What needs to be done —
Repeat every entry exactly. Leave nothing out.

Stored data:
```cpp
static int run_pipeline(urf_ctx* c, const urf_call& call, urf_kargs& a_out, urf_dev_params& dp_out)
{
    if (!call.x || !call.y || !call.z || !call.labels)
        return URF_ERR_INVALID_ARG;
    const uint32_t n_scans = call.n_scans;
    if (n_scans == 0)
        return URF_OK;
    if (call.row + n_scans > c->max_batch || call.max_len > c->max_points)
        return URF_ERR_CAPACITY;
    URF_HIP(c, hipSetDevice(c->device));
    const bool slot = call.stream != nullptr;
    hipStream_t st = slot ? call.stream : c->stream;
    if (!slot) {
        int rc = order_after_slots(c);
        if (rc == URF_OK)
            rc = c->pol.fold(c, st);
        if (rc != URF_OK)
            return rc;
    }
    urf_kargs a = kargs_row(c, call.row);
    a.x = call.x;
    a.y = call.y;
    a.z = call.z;
    a.offsets = nullptr;
    if (call.offsets) {
        if (call.offsets != c->offsets_copy)
            URF_HIP(c, hipMemcpyAsync(c->offsets_copy, call.offsets, ((size_t)n_scans + 1) * sizeof(uint32_t), hipMemcpyDeviceToDevice, st));
        a.offsets = c->offsets_copy;
    }
    a.n_per_scan = call.n_per_scan;
    a.n_scans = n_scans;
    a.max_len = call.max_len;
    a.tiles = (call.max_len + URF_TILE - 1) / URF_TILE;
    if (a.tiles == 0)
        a.tiles = 1;
    a.sstride = c->sstride;
    a.capture = (uint32_t)(call.capture >= 0 ? call.capture : c->capture);
    a.labels = call.labels;
    if (a.capture != 1) {
        a.rd2 = nullptr;
        a.caz = nullptr;
    }
    const urf_dev_params dp = call.dp ? *call.dp : c->dp;
    const unsigned C = (unsigned)dp.p.channels, K = (unsigned)dp.p.sectors;
    const bool star = dp.p.star_shaped_method != 0;
    const dim3 g_tiles(a.tiles, n_scans), g_scan(n_scans);
    c->pol.plan(a, dp, slot, call.general_only);
    if (!slot)
        c->pol.probation_batch(a);

    std::vector<hipEvent_t>* ev = nullptr;
    if (c->timing) {
        if (c->timing_used == c->timing_events.size()) {
            c->timing_events.emplace_back(URF_NUM_KERNELS + 1);
            for (hipEvent_t& e : c->timing_events.back())
                URF_HIP(c, hipEventCreate(&e));
        }
        ev = &c->timing_events[c->timing_used++];
    }
    int stage = 0;
    auto mark = [&]() {
        if (ev)
            (void)hipEventRecord((*ev)[stage], st);
        stage++;
    };
    mark();
    if (a.front_rows)
        hipLaunchKernelGGL(k_rows_probe, g_scan, dim3(256), 0, st, a, dp);
    hipLaunchKernelGGL(k_ring_table, g_scan, dim3(URF_TABLE_THREADS), 0, st, a, dp);
    mark();
    if (a.front_rows)
        hipLaunchKernelGGL(k_transpose, g_tiles, dim3(256), 0, st, a);
    if (a.front) {
        const dim3 g_front((a.tiles + a.front_tpb - 1) / a.front_tpb, n_scans);
        if (a.front_lsh == 6u)
            hipLaunchKernelGGL(k_front, g_front, dim3(64), 0, st, a, dp);
        else if (a.front_lsh == 5u)
            hipLaunchKernelGGL(k_front32, g_front, dim3(64), 0, st, a, dp);
        else
            hipLaunchKernelGGL(k_front16, g_front, dim3(64), 0, st, a, dp);
    }
    if (a.front_lists) {
        hipLaunchKernelGGL(k_table_repair, g_scan, dim3(URF_TABLE_THREADS), 0, st, a, dp, 1u);
        hipLaunchKernelGGL(k_split_list, dim3(c->n_cus * 2), dim3(URF_TILE_THREADS), urf_split_lds_bytes(C, K, star), st, a, dp);
    } else {
        hipLaunchKernelGGL(k_split, g_tiles, dim3(URF_TILE_THREADS), urf_split_lds_bytes(C, K, star), st, a, dp);
    }
    if ((a.table_lookahead || a.front_rows) && !(a.optimistic & URF_OPT_NO_REPAIR)) {
        hipLaunchKernelGGL(k_table_repair, g_scan, dim3(URF_TABLE_THREADS), 0, st, a, dp, 0u);
        hipLaunchKernelGGL(k_split_repair, dim3(c->n_cus), dim3(URF_TILE_THREADS), urf_split_lds_bytes(C, K, star), st, a, dp);
    }
    mark();
    bool side = false, part1 = false;
    const size_t finish_lds = (size_t)a.tiles * 384 + 2 * URF_FINISH_CHUNK * sizeof(urf_u2);
    if (a.front && !ev && !slot && side_fork(c, st)) {
        hipLaunchKernelGGL(k_front_finish, g_scan, dim3(URF_FINISH_THREADS), finish_lds, c->side_stream, a, dp, 1u);
        part1 = true;
        side = hipEventRecord(c->ev_join, c->side_stream) == hipSuccess;
        if (!side)
            (void)hipStreamSynchronize(c->side_stream);
    }
    hipLaunchKernelGGL(k_index, g_scan, dim3(256), 0, st, a, dp);
    mark();
    const unsigned tie_grid = K * n_scans < c->n_cus * 4u ? K * n_scans : c->n_cus * 4u;
    const unsigned tie_grid_small = K * n_scans < c->n_cus * 16u ? K * n_scans : c->n_cus * 16u;
    if (star) {
        const dim3 g_sec(K, n_scans);
        hipLaunchKernelGGL(k_star_sort_small, g_sec, dim3(URF_STAR_THREADS), 0, st, a, dp);
        if (!(a.optimistic & URF_OPT_NO_LISTS)) {
            hipLaunchKernelGGL(k_star_sort_mid, dim3(c->n_cus * (URF_MID_WAVES * 256 / URF_STAR_MID_THREADS)), dim3(URF_STAR_MID_THREADS), 0, st,
                               a, dp);
            hipLaunchKernelGGL(k_star_sort_big, dim3(c->n_cus * 2), dim3(256), 0, st, a, dp);
            hipLaunchKernelGGL(k_star_sort_runs, dim3(c->n_cus * 20), dim3(URF_STAR_THREADS), 0, st, a, dp);
        }
        if (!(a.optimistic & URF_OPT_NO_TIES)) {
            hipLaunchKernelGGL((k_star_ties<false, URF_TIE_SMALL>), dim3(tie_grid_small), dim3(64), 0, st, a, dp);
            hipLaunchKernelGGL((k_star_ties<false, URF_TIE_CAP>), dim3(tie_grid), dim3(64), 0, st, a, dp);
        }
    }
    mark();
    if (star) {
        if (n_scans <= URF_WALK_FEW_SCANS)
            hipLaunchKernelGGL(k_star_walk_few, dim3((K + 63) / 64, n_scans), dim3(URF_WALK_FEW_THREADS), 0, st, a, dp);
        else
            hipLaunchKernelGGL(k_star_walk, dim3((K + 63) / 64, n_scans), dim3(64), 0, st, a, dp);
        if (!(a.optimistic & URF_OPT_NO_TIES)) {
            hipLaunchKernelGGL((k_star_ties<true, URF_TIE_SMALL>), dim3(tie_grid_small), dim3(64), 0, st, a, dp);
// ... 1002 lines not shown
```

Answer to this task —
```cpp
static int run_pipeline(urf_ctx* c, const urf_call& call, urf_kargs& a_out, urf_dev_params& dp_out)
{
    if (!call.x || !call.y || !call.z || !call.labels)
        return URF_ERR_INVALID_ARG;
    const uint32_t n_scans = call.n_scans;
    if (n_scans == 0)
        return URF_OK;
    if (call.row + n_scans > c->max_batch || call.max_len > c->max_points)
        return URF_ERR_CAPACITY;
    URF_HIP(c, hipSetDevice(c->device));
    const bool slot = call.stream != nullptr;
    hipStream_t st = slot ? call.stream : c->stream;
    if (!slot) {
        int rc = order_after_slots(c);
        if (rc == URF_OK)
            rc = c->pol.fold(c, st);
        if (rc != URF_OK)
            return rc;
    }
    urf_kargs a = kargs_row(c, call.row);
    a.x = call.x;
    a.y = call.y;
    a.z = call.z;
    a.offsets = nullptr;
    if (call.offsets) {
        if (call.offsets != c->offsets_copy)
            URF_HIP(c, hipMemcpyAsync(c->offsets_copy, call.offsets, ((size_t)n_scans + 1) * sizeof(uint32_t), hipMemcpyDeviceToDevice, st));
        a.offsets = c->offsets_copy;
    }
    a.n_per_scan = call.n_per_scan;
    a.n_scans = n_scans;
    a.max_len = call.max_len;
    a.tiles = (call.max_len + URF_TILE - 1) / URF_TILE;
    if (a.tiles == 0)
        a.tiles = 1;
    a.sstride = c->sstride;
    a.capture = (uint32_t)(call.capture >= 0 ? call.capture : c->capture);
    a.labels = call.labels;
    if (a.capture != 1) {
        a.rd2 = nullptr;
        a.caz = nullptr;
    }
    const urf_dev_params dp = call.dp ? *call.dp : c->dp;
    const unsigned C = (unsigned)dp.p.channels, K = (unsigned)dp.p.sectors;
    const bool star = dp.p.star_shaped_method != 0;
    const dim3 g_tiles(a.tiles, n_scans), g_scan(n_scans);
    c->pol.plan(a, dp, slot, call.general_only);
    if (!slot)
        c->pol.probation_batch(a);

    std::vector<hipEvent_t>* ev = nullptr;
    if (c->timing) {
        if (c->timing_used == c->timing_events.size()) {
            c->timing_events.emplace_back(URF_NUM_KERNELS + 1);
            for (hipEvent_t& e : c->timing_events.back())
                URF_HIP(c, hipEventCreate(&e));
        }
        ev = &c->timing_events[c->timing_used++];
    }
    int stage = 0;
    auto mark = [&]() {
        if (ev)
            (void)hipEventRecord((*ev)[stage], st);
        stage++;
    };
    mark();
    if (a.front_rows)
        hipLaunchKernelGGL(k_rows_probe, g_scan, dim3(256), 0, st, a, dp);
    hipLaunchKernelGGL(k_ring_table, g_scan, dim3(URF_TABLE_THREADS), 0, st, a, dp);
    mark();
    if (a.front_rows)
        hipLaunchKernelGGL(k_transpose, g_tiles, dim3(256), 0, st, a);
    if (a.front) {
        const dim3 g_front((a.tiles + a.front_tpb - 1) / a.front_tpb, n_scans);
        if (a.front_lsh == 6u)
            hipLaunchKernelGGL(k_front, g_front, dim3(64), 0, st, a, dp);
        else if (a.front_lsh == 5u)
            hipLaunchKernelGGL(k_front32, g_front, dim3(64), 0, st, a, dp);
        else
            hipLaunchKernelGGL(k_front16, g_front, dim3(64), 0, st, a, dp);
    }
    if (a.front_lists) {
        hipLaunchKernelGGL(k_table_repair, g_scan, dim3(URF_TABLE_THREADS), 0, st, a, dp, 1u);
        hipLaunchKernelGGL(k_split_list, dim3(c->n_cus * 2), dim3(URF_TILE_THREADS), urf_split_lds_bytes(C, K, star), st, a, dp);
    } else {
        hipLaunchKernelGGL(k_split, g_tiles, dim3(URF_TILE_THREADS), urf_split_lds_bytes(C, K, star), st, a, dp);
    }
    if ((a.table_lookahead || a.front_rows) && !(a.optimistic & URF_OPT_NO_REPAIR)) {
        hipLaunchKernelGGL(k_table_repair, g_scan, dim3(URF_TABLE_THREADS), 0, st, a, dp, 0u);
        hipLaunchKernelGGL(k_split_repair, dim3(c->n_cus), dim3(URF_TILE_THREADS), urf_split_lds_bytes(C, K, star), st, a, dp);
    }
    mark();
    bool side = false, part1 = false;
    const size_t finish_lds = (size_t)a.tiles * 384 + 2 * URF_FINISH_CHUNK * sizeof(urf_u2);
    if (a.front && !ev && !slot && side_fork(c, st)) {
        hipLaunchKernelGGL(k_front_finish, g_scan, dim3(URF_FINISH_THREADS), finish_lds, c->side_stream, a, dp, 1u);
        part1 = true;
        side = hipEventRecord(c->ev_join, c->side_stream) == hipSuccess;
        if (!side)
            (void)hipStreamSynchronize(c->side_stream);
    }
    hipLaunchKernelGGL(k_index, g_scan, dim3(256), 0, st, a, dp);
    mark();
    const unsigned tie_grid = K * n_scans < c->n_cus * 4u ? K * n_scans : c->n_cus * 4u;
    const unsigned tie_grid_small = K * n_scans < c->n_cus * 16u ? K * n_scans : c->n_cus * 16u;
    if (star) {
        const dim3 g_sec(K, n_scans);
        hipLaunchKernelGGL(k_star_sort_small, g_sec, dim3(URF_STAR_THREADS), 0, st, a, dp);
        if (!(a.optimistic & URF_OPT_NO_LISTS)) {
            hipLaunchKernelGGL(k_star_sort_mid, dim3(c->n_cus * (URF_MID_WAVES * 256 / URF_STAR_MID_THREADS)), dim3(URF_STAR_MID_THREADS), 0, st,
                               a, dp);
            hipLaunchKernelGGL(k_star_sort_big, dim3(c->n_cus * 2), dim3(256), 0, st, a, dp);
            hipLaunchKernelGGL(k_star_sort_runs, dim3(c->n_cus * 20), dim3(URF_STAR_THREADS), 0, st, a, dp);
        }
        if (!(a.optimistic & URF_OPT_NO_TIES)) {
            hipLaunchKernelGGL((k_star_ties<false, URF_TIE_SMALL>), dim3(tie_grid_small), dim3(64), 0, st, a, dp);
            hipLaunchKernelGGL((k_star_ties<false, URF_TIE_CAP>), dim3(tie_grid), dim3(64), 0, st, a, dp);
        }
    }
    mark();
    if (star) {
        if (n_scans <= URF_WALK_FEW_SCANS)
            hipLaunchKernelGGL(k_star_walk_few, dim3((K + 63) / 64, n_scans), dim3(URF_WALK_FEW_THREADS), 0, st, a, dp);
        else
            hipLaunchKernelGGL(k_star_walk, dim3((K + 63) / 64, n_scans), dim3(64), 0, st, a, dp);
        if (!(a.optimistic & URF_OPT_NO_TIES)) {
            hipLaunchKernelGGL((k_star_ties<true, URF_TIE_SMALL>), dim3(tie_grid_small), dim3(64), 0, st, a, dp);
// ... 1002 lines not shown
```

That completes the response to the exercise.